Tuesday, June 2, 2009

What are the chances?

I cringe every time that I hear this phrase. I heard it most recently when my friend had her car stolen from San Juan. It was recovered in a semi-drivable state in Bayamon. She invested a couple thousand dollars to get rid of the "semi", only to have the car re-stolen a couple of months later. This time, when the car was recovered in Dorado, there was no "semi" to be had, so she's currently trying to sell it for pieces. While the police were fairly understanding (though less than helpful) the first time her car got stolen, the second time was occasion for all sorts of raised eyebrows and skepticism. And in exasperation my friend uttered the phrase in question.

"What are the chances" is a Pandora's box of bad statistics. Statistics is about hedging your bets given incomplete information, but this phrase is always uttered after the fact, when we have (relatively) complete information: it happened. So unless you plan on repeating the experiment, the chances are one. It happened.

As an example, let's take the famous Goat/Car Puzzle. There are 3 doors; one has a car behind it and the other two have goats. After you pick a door, the game-show host opens one of the other doors and reveals a goat. You are then offered the option of switching your choice to the other door. If you play this game repeatedly, you'll win more often if you switch your choice. But the instance just played out, the car was behind one of the doors, and if that was the door you picked, your chances of getting the car were 1. If you didn't, your chances were 0.

You might object: "What were the chances beforehand, when I didn't know where the goat and car were?". But to do that, you need to make some assumptions. You need to assume that at each playing of the game, the cars and goats are randomly assigned and/or you randomly pick doors. Otherwise, it might be the case that the car is always behind door #1, and you always pick door #2. Your chances of success wouldn't be so good in this case. You might have decent prior knowledge of how cars, goats, and doors are picked in this example, but for everyday occurrences, we usually have much more limited prior knowledge. Are cars randomly stolen, or are certain brands targeted? Are certain areas targeted? People often assume that these processes are random, but they rarely are. With limited priors on these events, the question "what are the chances" can't be answered with any certainty and any answers given should be taken with a great big shaker of salt.
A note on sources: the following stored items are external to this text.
@@ -631,21 +643,29 @@
         L.lam = (lane >= 24) ? ws.mlam[lane - 24] : L.lam;
     } else {
         const int i = lane - 24, f = (lane >= 28) ? 1 : 0;
-        const int src = cfg.foot_lane[f];
-        float Rf[9], pf[3];
-#pragma unroll
-        for (int k = 0; k < 9; k++) Rf[k] = shfl(Rw[k], src);
-#pragma unroll
-        for (int k = 0; k < 3; k++) pf[k] = shfl(pw[k], src);
+        const int fw = (lane == cfg.foot_lane[0]) ? 0 : ((lane == cfg.foot_lane[1]) ? 1 : -1);
+        if (fw >= 0) {
+            vec4 *dst = reinterpret_cast<vec4 *>(&ws.kk[0][0] + 16 * fw);
+            vec4 x;
+            x.x = Rw[0]; x.y = Rw[1]; x.z = Rw[2]; x.w = Rw[3]; dst[0] = x;
+            x.x = Rw[4]; x.y = Rw[5]; x.z = Rw[6]; x.w = Rw[7]; dst[1] = x;
+            x.x = Rw[8]; x.y = pw[0]; x.z = pw[1]; x.w = pw[2]; dst[2] = x;
+        }
+        warp_sync();
         bool in = false;
         if (lane >= 24) {
+            const vec4 *fr = reinterpret_cast<const vec4 *>(&ws.kk[0][0] + 16 * f);
+            const vec4 x0 = fr[0], x1 = fr[1], x2 = fr[2];
+            const float Rf[9] = {x0.x, x0.y, x0.z, x0.w, x1.x, x1.y, x1.z, x1.w, x2.x}, pf[3] = {x2.y, x2.z, x2.w};
             const float *pt = cfg.foot_pts[f][i & 3];
             float w[3];
             mat3_vec(Rf, pt, w);
             w[0] += pf[0]; w[1] += pf[1]; w[2] += pf[2];
             const float dist = (L.pos[2] + w[2]) - cfg.hull_margin;
             in = dist <= cfg.foot_break[f];
-            ws.cp[i][0] = w[0]; ws.cp[i][1] = w[1]; ws.cp[i][2] = w[2] - cfg.hull_margin; ws.cp[i][3] = dist;
+            vec4 c4;
+            c4.x = w[0]; c4.y = w[1]; c4.z = w[2] - cfg.hull_margin; c4.w = dist;
+            *reinterpret_cast<vec4 *>(ws.cp[i]) = c4;
             const bool was = (L.man >> i) & 1u;
             if (!in || !was) L.lam = 0.0f;
         }
@@ -673,7 +693,9 @@
     }
     const bool ext = nx > 0;
 
-    float Y[2][6];
+    float Y[2][6], mb[6];
+#pragma unroll
+    for (int k = 0; k < 6; k++) mb[k] = (man_new || ext) && lane < 24 ? ws.minv[k][lane] : 0.0f;
 #pragma unroll
     for (int f = 0; f < 2; f++) {
         const int fl = cfg.foot_lane[f], fcs = fl - 5;
@@ -681,7 +703,7 @@
         for (int k = 0; k < 6; k++) Y[f][k] = 0.0f;
         if ((((man_new >> (4 * f)) & 0xFu) || (f == 0 && ext)) && lane < 24) {
 #pragma unroll
-            for (int k = 0; k < 6; k++) Y[f][k] = ws.minv[k][lane];
+            for (int k = 0; k < 6; k++) Y[f][k] = mb[k];
             for (int j = fcs; j <= fl; j++) {
                 const float w = ws.minv[j][lane];
                 float r6[6];
@@ -707,28 +729,39 @@
     }
     ws.obs[lane] = vstar;
     if (lane < 24) {
-#pragma unroll
-        for (int k = 0; k < 6; k++) { ws.kk[lane][k] = Y[0][k]; ws.gg[lane][k] = Y[1][k]; }
+        store6(ws.kk[lane], Y[0][0], Y[0][1], Y[0][2], Y[0][3], Y[0][4], Y[0][5]);
+        store6(ws.gg[lane], Y[1][0], Y[1][1], Y[1][2], Y[1][3], Y[1][4], Y[1][5]);
     }
     warp_sync();
     if (man_new || ext) {
         if (lane < 12) {
             const int f = (lane >= 6) ? 1 : 0, k = lane - 6 * f, fl = cfg.foot_lane[f];
+            float vb[6];
+            load6(ws.obs, vb);
             float acc = 0.0f;
 #pragma unroll
-            for (int l = 0; l < 6; l++) acc += ws.tw[l][k] * ws.obs[l];
+            for (int l = 0; l < 6; l++) acc += ws.tw[l][k] * vb[l];
 #pragma unroll
             for (int l = 0; l < 6; l++) acc += ws.tw[fl - 5 + l][k] * ws.obs[fl - 5 + l];
             ws.st[W_SPARE + lane] = acc;
         }
-        for (int e = lane; e < 144; e += 32) {
-            const int row = e / 12, col = e - 12 * row;
-            const int fa = row / 6, a6 = row - 6 * fa, fb = col / 6, b6 = col - 6 * fb;
+        if (lane < 24) {
+            const int fa = (lane >= 12) ? 1 : 0, col = lane - 12 * fa, fb = (col >= 6) ? 1 : 0, b6 = col - 6 * fb;
             const float(*Yb)[8] = fb ? ws.gg : ws.kk;
-            float acc = Yb[a6][b6];
-            const int fl = cfg.foot_lane[fa];
-            for (int j = fl - 5; j <= fl; j++) acc += ws.tw[j][a6] * Yb[j][b6];
-            ws.lin[row][col] = acc;
+            const int j0 = cfg.foot_lane[fa] - 5;
+            float acc[6];
+#pragma unroll
+            for (int a = 0; a < 6; a++) acc[a] = Yb[a][b6];
+#pragma unroll
+            for (int t = 0; t < 6; t++) {
+                float s6[6];
+                load6(ws.tw[j0 + t], s6);
+                const float y = Yb[j0 + t][b6];
+#pragma unroll
+                for (int a = 0; a < 6; a++) acc[a] += s6[a] * y;
+            }
+#pragma unroll
+            for (int a = 0; a < 6; a++) ws.lin[6 * fa + a][col] = acc[a];
         }
         warp_sync();
     }
@@ -745,22 +778,40 @@
             const float *b1 = ij ? &ws.minv[6][6 + i] : (ic ? &Ya[6][a6] : &ws.cb[0]);
             const int st1 = ij ? 32 : (ic ? 8 : 0);
             const bool on1 = ij || ic;
+            float sc[18];
+            {
+                const vec2 s2 = *reinterpret_cast<const vec2 *>(ws.obs + 6);
+                sc[0] = s2.x; sc[1] = s2.y;
+#pragma unroll
+                for (int q = 0; q < 4; q++) {
+                    const vec4 s4 = *reinterpret_cast<const vec4 *>(ws.obs + 8 + 4 * q);
+                    sc[2 + 4 * q] = s4.x; sc[3 + 4 * q] = s4.y; sc[4 + 4 * q] = s4.z; sc[5 + 4 * q] = s4.w;
+                }
+            }
 #pragma unroll
             for (int c = 0; c < 18; c++) {
                 const float v = b1[c * st1];
-                G[c * 32 + lane] = on1 ? v * ws.obs[6 + c] : 0.0f;
+                G[c * 32 + lane] = on1 ? v * sc[c] : 0.0f;
             }
         }
         {
             const bool on2 = ij || (ic && (man_new || ext));
             const float *b2 = ij ? &ws.kk[6 + i][0] : (on2 ? &ws.lin[fa * 6 + a6][0] : &ws.cb[0]);
-            const int jump = ij ? (int)(&ws.gg[0][0] - &ws.kk[0][0]) - 6 : 0, st2 = on2 ? 1 : 0;
-#pragma unroll
-            for (int c = 18; c < 30; c++) {
-                const int fb = (c >= 24) ? 1 : 0;
-                const float v = b2[(c - 18) * st2 + (fb ? jump : 0)];
-                G[c * 32 + lane] = on2 ? v : 0.0f;
-            }
+            const float *b2b = ij ? &ws.gg[6 + i][0] : b2 + 6;
+            float v2[12];
+            {
+                float r6[6];
+                load6(b2, r6);
+#pragma unroll
+                for (int k = 0; k < 6; k++) v2[k] = r6[k];
+#pragma unroll
+                for (int k = 0; k < 3; k++) {
+                    const vec2 x = *reinterpret_cast<const vec2 *>(b2b + 2 * k);
+                    v2[6 + 2 * k] = x.x; v2[7 + 2 * k] = x.y;
+                }
+            }
+#pragma unroll
+            for (int c = 18; c < 30; c++) G[c * 32 + lane] = on2 ? v2[c - 18] : 0.0f;
         }
         const int src = ij ? 6 + i : 0;
         const float s_rhs = shfl(m_rhs, src), s_dinv = shfl(m_dinv, src), s_ldir = shfl(l_dir, src),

Furthermore, people have selective attention. We ignore whole heaps of ordinary outcomes and only pay attention to ones that strike us as interesting. As a friend of mine once said: "Low probability stuff happens pretty regularly because stuff is happening all the time." Even if the processes involved are random, unlikely outcomes are to be expected if the processes are repeated often enough. People tend to ignore the ordinary outcomes, exclaim at the extraordinary ones, and then assume that something deeper is afoot. In my friend's case, the police started wondering if she was being personally targeted or if she was really bad at locking her car. But even if we assume a random model of car thefts, some number unlikely outcomes doesn't automatically imply that our random model is wrong.

Finally, we also need to keep in mind that in complex systems like real life, there may be a huge number of possible outcomes. But something has to happen. When you roll a die, each number only has a 1/6 chance of coming up. Would you roll a die once and then exclaim: "Wow, it came up six! What are the chances?" In real life, there might be millions of outcomes, each with one-in-a-million chance of coming true, but the fact that one of them happens shouldn't be surprising.

Fighting against all of the pitfalls inherent in asking "What are the chances?", I've developed a reflexive response: "What are the chances?" One.